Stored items
--- START ---
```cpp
static __global__ __launch_bounds__(256) void dw_list_final(DwList list, int n_slabs, const float* __restrict__ partial) {
    const int g = (blockIdx.x * blockDim.x + threadIdx.x) >> 3, q = threadIdx.x & 7;
    int i = g;
    const bool live = i < list.total_out;
    if (!live) i = 0;
    int O = 1, K = 0, part_off = 0, diag = 0;
    float* dW = nullptr;
    float* db = nullptr;
    bool found = false;
#pragma unroll
    for (int ji = 0; ji < kMaxDwList; ++ji) {
        if (ji < list.n && !found) {
            const int n_out_j = list.j[ji].O * (list.j[ji].K + 1);
            if (i < n_out_j) {
                O = list.j[ji].O; K = list.j[ji].K; part_off = list.j[ji].part_off; diag = list.j[ji].diag; dW = list.j[ji].dW; db = list.j[ji].db;
                found = true;
            } else {
                i -= n_out_j;
            }
        }
    }
    const int n_out = O * (K + 1);
    const int per = (n_slabs + 7) >> 3;
    const int c_beg = q * per, c_end = min(n_slabs, c_beg + per);
    float acc = 0.f;
    for (int c0 = c_beg; c0 < c_end; c0 += 16) {
        float t16[16];
#pragma unroll
        for (int u = 0; u < 16; ++u) t16[u] = (c0 + u < c_end) ? partial[part_off + (size_t)(c0 + u) * n_out + i] : 0.f;
#pragma unroll
        for (int u = 0; u < 16; ++u) acc += t16[u];
    }
    float tot = __shfl(acc, (threadIdx.x & 63) & 56, CIRS_WAVE);
#pragma unroll
    for (int u = 1; u < 8; ++u) tot += __shfl(acc, ((threadIdx.x & 63) & 56) | u, CIRS_WAVE);
    if (!live || q != 0) return;
    const int o = i / (K + 1), k = i % (K + 1);
    if (k < K) {
        if (!diag) dW[(size_t)o * K + k] = tot;
        else if (o == k) dW[o] = tot;
    } else if (db) {
        db[o] = tot;
    }
}

static inline void launch_dw_list_final(const DwList& list, int R, const float* partial, hipStream_t s) {
    hipLaunchKernelGGL(dw_list_final, dim3(cdiv(list.total_out * 8, 256)), dim3(256), 0, s, list, dwg_slabs(R), partial);
}

__host__ inline size_t dw_list_floats(long R, int O, int K) { return (size_t)dwg_slabs(R) * O * (K + 1); }

}
```

### cirs-codes_amd/csrc/tracker_bwd.hip

```cpp
#include <algorithm>
#include "tracker_rows.h"
#include "rng.h"

namespace cirs {

#ifdef CIRS_TBWD_PROF
__device__ unsigned long long g_tbwd_prof[64];
#define CIRS_BSTAMP(K) do { if ((int)blockIdx.x == 300 && threadIdx.x == 0) g_tbwd_prof[K] = __builtin_amdgcn_s_memtime(); } while (0)
__device__ unsigned long long g_tbwd_wg[2048 * 3];
#define CIRS_BWG(SEL, WHICH) do { if ((SEL) && threadIdx.x == 0 && blockIdx.x < 2048) { g_tbwd_wg[blockIdx.x * 3 + (WHICH)] = __builtin_amdgcn_s_memtime(); \
    if ((WHICH) == 0) { unsigned hw; asm volatile("s_getreg_b32 %0, hwreg(HW_REG_HW_ID)" : "=s"(hw)); unsigned xcc; asm volatile("s_getreg_b32 %0, hwreg(HW_REG_XCC_ID)" : "=s"(xcc)); g_tbwd_wg[blockIdx.x * 3 + 2] = ((unsigned long long)xcc << 32) | hw; } } } while (0)
#else
#define CIRS_BSTAMP(K) do { } while (0)
#define CIRS_BWG(SEL, WHICH) do { } while (0)
#endif
constexpr int kChunkRows = 256;

struct DropCfg {
    int on;
    uint32_t thr;
    float inv;
    uint64_t seed;
    int env_base;
};
__device__ __forceinline__ float drop_apply(const DropCfg& dc, float v, int env, int pos, int layer, int site, int elem) {
    return dropout_keep(dc.seed, (uint32_t)(dc.env_base + env), (uint32_t)pos, (uint32_t)layer, (uint32_t)site, (uint32_t)elem, dc.thr) ? v * dc.inv : 0.f;
}
template <int NH>
__global__ __launch_bounds__(256) void attn_fwd(const float* __restrict__ QKV, const int32_t* __restrict__ row_env,
                                                const int32_t* __restrict__ row_t, const int32_t* __restrict__ offsets, int R,
                                                int Lp, float* __restrict__ P, float* __restrict__ ATT, DropCfg dc, int layer,
                                                float* __restrict__ PM) {
    extern __shared__ __attribute__((aligned(16))) float smem[];
    constexpr int HD = tD / NH;
    const int lane = threadIdx.x & 63;
    const int r = blockIdx.x * 4 + (threadIdx.x >> 6);
    if (r >= R) return;
    float* ps = smem + (size_t)(threadIdx.x >> 6) * NH * Lp;
    const int p = row_t[r], base = offsets[row_env[r]];
    const float scale = 1.0f / sqrtf((float)HD);
    float q[tD];
    {
        const f32x4* q4 = reinterpret_cast<const f32x4*>(QKV + (size_t)r * 96);
#pragma unroll
        for (int d4 = 0; d4 < tD / 4; ++d4) {
            const f32x4 t = q4[d4];
            q[4 * d4] = t.x * scale; q[4 * d4 + 1] = t.y * scale; q[4 * d4 + 2] = t.z * scale; q[4 * d4 + 3] = t.w * scale;
        }
    }
    float mx[NH], sm[NH];
#pragma unroll
    for (int h = 0; h < NH; ++h) mx[h] = -INFINITY;
    float* Pr = P + (size_t)r * NH * Lp;
    for (int jp = lane; jp <= p; jp += CIRS_WAVE) {
        float k[tD];
        {
            const f32x4* k4 = reinterpret_cast<const f32x4*>(QKV + (size_t)(base + jp) * 96 + tD);
#pragma unroll
            for (int d4 = 0; d4 < tD / 4; ++d4) {
                const f32x4 t = k4[d4];
                k[4 * d4] = t.x; k[4 * d4 + 1] = t.y; k[4 * d4 + 2] = t.z; k[4 * d4 + 3] = t.w;
            }
        }
#pragma unroll
        for (int h = 0; h < NH; ++h) {
            float sc = 0.f;
#pragma unroll
            for (int d = 0; d < HD; ++d) sc = __builtin_fmaf(q[h * HD + d], k[h * HD + d], sc);
            ps[h * Lp + jp] = sc;
            mx[h] = fmaxf(mx[h], sc);
        }
    }
#pragma unroll
    for (int h = 0; h < NH; ++h) { mx[h] = wave_max_f32(mx[h]); sm[h] = 0.f; }
    for (int jp = lane; jp <= p; jp += CIRS_WAVE) {
#pragma unroll
        for (int h = 0; h < NH; ++h) {
            const float e = expf(ps[h * Lp + jp] - mx[h]);
            ps[h * Lp + jp] = e;
            sm[h] += e;
        }
    }
#pragma unroll
    for (int h = 0; h < NH; ++h) sm[h] = 1.0f / wave_sum_f32(sm[h]);
    for (int jp = lane; jp <= p; jp += CIRS_WAVE) {
#pragma unroll
        for (int h = 0; h < NH; ++h) {
            const float pr = ps[h * Lp + jp] * sm[h];
            Pr[h * Lp + jp] = pr;
            if (dc.on) {
                const float pm = drop_apply(dc, pr, row_env[r], p, layer, CIRS_DROP_ATTN, jp * NH + h);
                PM[(size_t)r * NH * Lp + h * Lp + jp] = pm;
                ps[h * Lp + jp] = pm;
            } else {
                ps[h * Lp + jp] = pr;
            }
        }
    }
    __builtin_amdgcn_wave_barrier();
    const int half = lane >> 5, d = lane & 31, h = d / HD;
    float acc = 0.f;
    for (int j0 = half; j0 <= p; j0 += 16) {
        float v8[8];
#pragma unroll
        for (int u = 0; u < 8; ++u) v8[u] = j0 + 2 * u <= p ? QKV[(size_t)(base + j0 + 2 * u) * 96 + 2 * tD + d] : 0.f;
#pragma unroll
        for (int u = 0; u < 8; ++u)
            if (j0 + 2 * u <= p) acc = __builtin_fmaf(ps[h * Lp + j0 + 2 * u], v8[u], acc);
    }
    acc += __shfl_xor(acc, 32, CIRS_WAVE);
    if (lane < tD) ATT[(size_t)r * tD + d] = acc;
}

template <int NH>
__global__ __launch_bounds__(256) void attn_bwd_q(const float* __restrict__ QKV, const float* __restrict__ P, const float* __restrict__ dATT,
                                                  const int32_t* __restrict__ row_env, const int32_t* __restrict__ row_t,
                                                  const int32_t* __restrict__ offsets, int R, int Lp, float* __restrict__ dS,
                                                  float* __restrict__ dQKV, const float* __restrict__ PM, float drop_inv) {
    constexpr int HD = tD / NH;
    const int lane = threadIdx.x & 63;
    const int r = blockIdx.x * 4 + (threadIdx.x >> 6);
    if (r >= R) return;
    const int p = row_t[r], base = offsets[row_env[r]];
    const float scale = 1.0f / sqrtf((float)HD);
    float da[tD];
    {
        const f32x4* a4 = reinterpret_cast<const f32x4*>(dATT + (size_t)r * tD);
#pragma unroll
        for (int d4 = 0; d4 < tD / 4; ++d4) {
            const f32x4 t = a4[d4];
            da[4 * d4] = t.x; da[4 * d4 + 1] = t.y; da[4 * d4 + 2] = t.z; da[4 * d4 + 3] = t.w;
        }
    }
    const float* Pr = P + (size_t)r * NH * Lp;
    float* dSr = dS + (size_t)r * NH * Lp;
    float dot[NH];
#pragma unroll
    for (int h = 0; h < NH; ++h) dot[h] = 0.f;
    for (int jp = lane; jp <= p; jp += CIRS_WAVE) {
        float v[tD];
        {
            const f32x4* v4 = reinterpret_cast<const f32x4*>(QKV + (size_t)(base + jp) * 96 + 2 * tD);
#pragma unroll
            for (int d4 = 0; d4 < tD / 4; ++d4) {
                const f32x4 t = v4[d4];
                v[4 * d4] = t.x; v[4 * d4 + 1] = t.y; v[4 * d4 + 2] = t.z; v[4 * d4 + 3] = t.w;
            }
        }
#pragma unroll
        for (int h = 0; h < NH; ++h) {
            float dp = 0.f;
#pragma unroll
            for (int d = 0; d < HD; ++d) dp = __builtin_fmaf(da[h * HD + d], v[h * HD + d], dp);
            if (PM) dp = PM[(size_t)r * NH * Lp + h * Lp + jp] != 0.f ? dp * drop_inv : 0.f;
            dSr[h * Lp + jp] = dp;
            dot[h] = __builtin_fmaf(Pr[h * Lp + jp], dp, dot[h]);
        }
    }
#pragma unroll
    for (int h = 0; h < NH; ++h) dot[h] = wave_sum_f32(dot[h]);
    extern __shared__ float smem_q[];
    float* sds = smem_q + (size_t)(threadIdx.x >> 6) * NH * Lp;
    for (int jp = lane; jp <= p; jp += CIRS_WAVE) {
#pragma unroll
        for (int h = 0; h < NH; ++h) {
            const float ds = Pr[h * Lp + jp] * (dSr[h * Lp + jp] - dot[h]);
            dSr[h * Lp + jp] = ds;
            sds[h * Lp + jp] = ds;
        }
    }
    __builtin_amdgcn_fence(__ATOMIC_RELEASE, "wavefront");
    __builtin_amdgcn_wave_barrier();
    __builtin_amdgcn_fence(__ATOMIC_ACQUIRE, "wavefront");
    const int half = lane >> 5, d = lane & (tD - 1), hd = d / HD;
    float acc = 0.f;
    for (int j0 = half; j0 <= p; j0 += 16) {
        float k8[8];
#pragma unroll
        for (int u = 0; u < 8; ++u) k8[u] = j0 + 2 * u <= p ? QKV[(size_t)(base + j0 + 2 * u) * 96 + tD + d] : 0.f;
#pragma unroll
        for (int u = 0; u < 8; ++u)
            if (j0 + 2 * u <= p) acc = __builtin_fmaf(sds[hd * Lp + j0 + 2 * u], k8[u], acc);
    }
    acc += __shfl_xor(acc, 32, CIRS_WAVE);
    if (lane < tD) dQKV[(size_t)r * 96 + d] = acc * scale;
}

template <int NH>
__global__ __launch_bounds__(256) void attn_bwd_kv(const float* __restrict__ QKV, const float* __restrict__ P, const float* __restrict__ dS,
                                                   const float* __restrict__ dATT, const int32_t* __restrict__ row_env,
                                                   const int32_t* __restrict__ row_t, const int32_t* __restrict__ offsets,
                                                   const int32_t* __restrict__ lens, int R, int Lp, float* __restrict__ dQKV) {
    constexpr int HD = tD / NH;
    const int lane = threadIdx.x & 63;
    const int r = blockIdx.x * 4 + (threadIdx.x >> 6);
    if (r >= R) return;
    const int b = row_env[r], pk = row_t[r], base = offsets[b], len = lens[b];
    const float scale = 1.0f / sqrtf((float)HD);
    const int d = lane & (tD - 1), which = lane >> 5, h = d / HD;
    const float* coef = (which == 0 ? dS : P) + ((size_t)base * NH + h) * Lp + pk;
    const float* vec = which == 0 ? QKV + (size_t)base * 96 + d : dATT + (size_t)base * tD + d;
    const size_t cstride = (size_t)NH * Lp, vstride = which == 0 ? 96 : tD;
    const float cs = which == 0 ? scale : 1.0f;
    float acc = 0.f;
    int p = pk;
    for (; p < len; p += 8) {
        float c8[8], v8[8];
#pragma unroll
        for (int u = 0; u < 8; ++u) {
            const bool ok = p + u < len;
            c8[u] = ok ? coef[(size_t)(p + u) * cstride] : 0.f;
            v8[u] = ok ? vec[(size_t)(p + u) * vstride] : 0.f;
        }
#pragma unroll
        for (int u = 0; u < 8; ++u)
            if (p + u < len) acc = __builtin_fmaf(c8[u] * cs, v8[u], acc);
    }
    dQKV[(size_t)r * 96 + tD + lane] = acc;
}
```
--- END ---
Among the lines above, find those with the word "partial". Copy them.

static __global__ __launch_bounds__(256) void dw_list_final(DwList list, int n_slabs, const float* __restrict__ partial) {
        for (int u = 0; u < 16; ++u) t16[u] = (c0 + u < c_end) ? partial[part_off + (size_t)(c0 + u) * n_out + i] : 0.f;
static inline void launch_dw_list_final(const DwList& list, int R, const float* partial, hipStream_t s) {
    hipLaunchKernelGGL(dw_list_final, dim3(cdiv(list.total_out * 8, 256)), dim3(256), 0, s, list, dwg_slabs(R), partial);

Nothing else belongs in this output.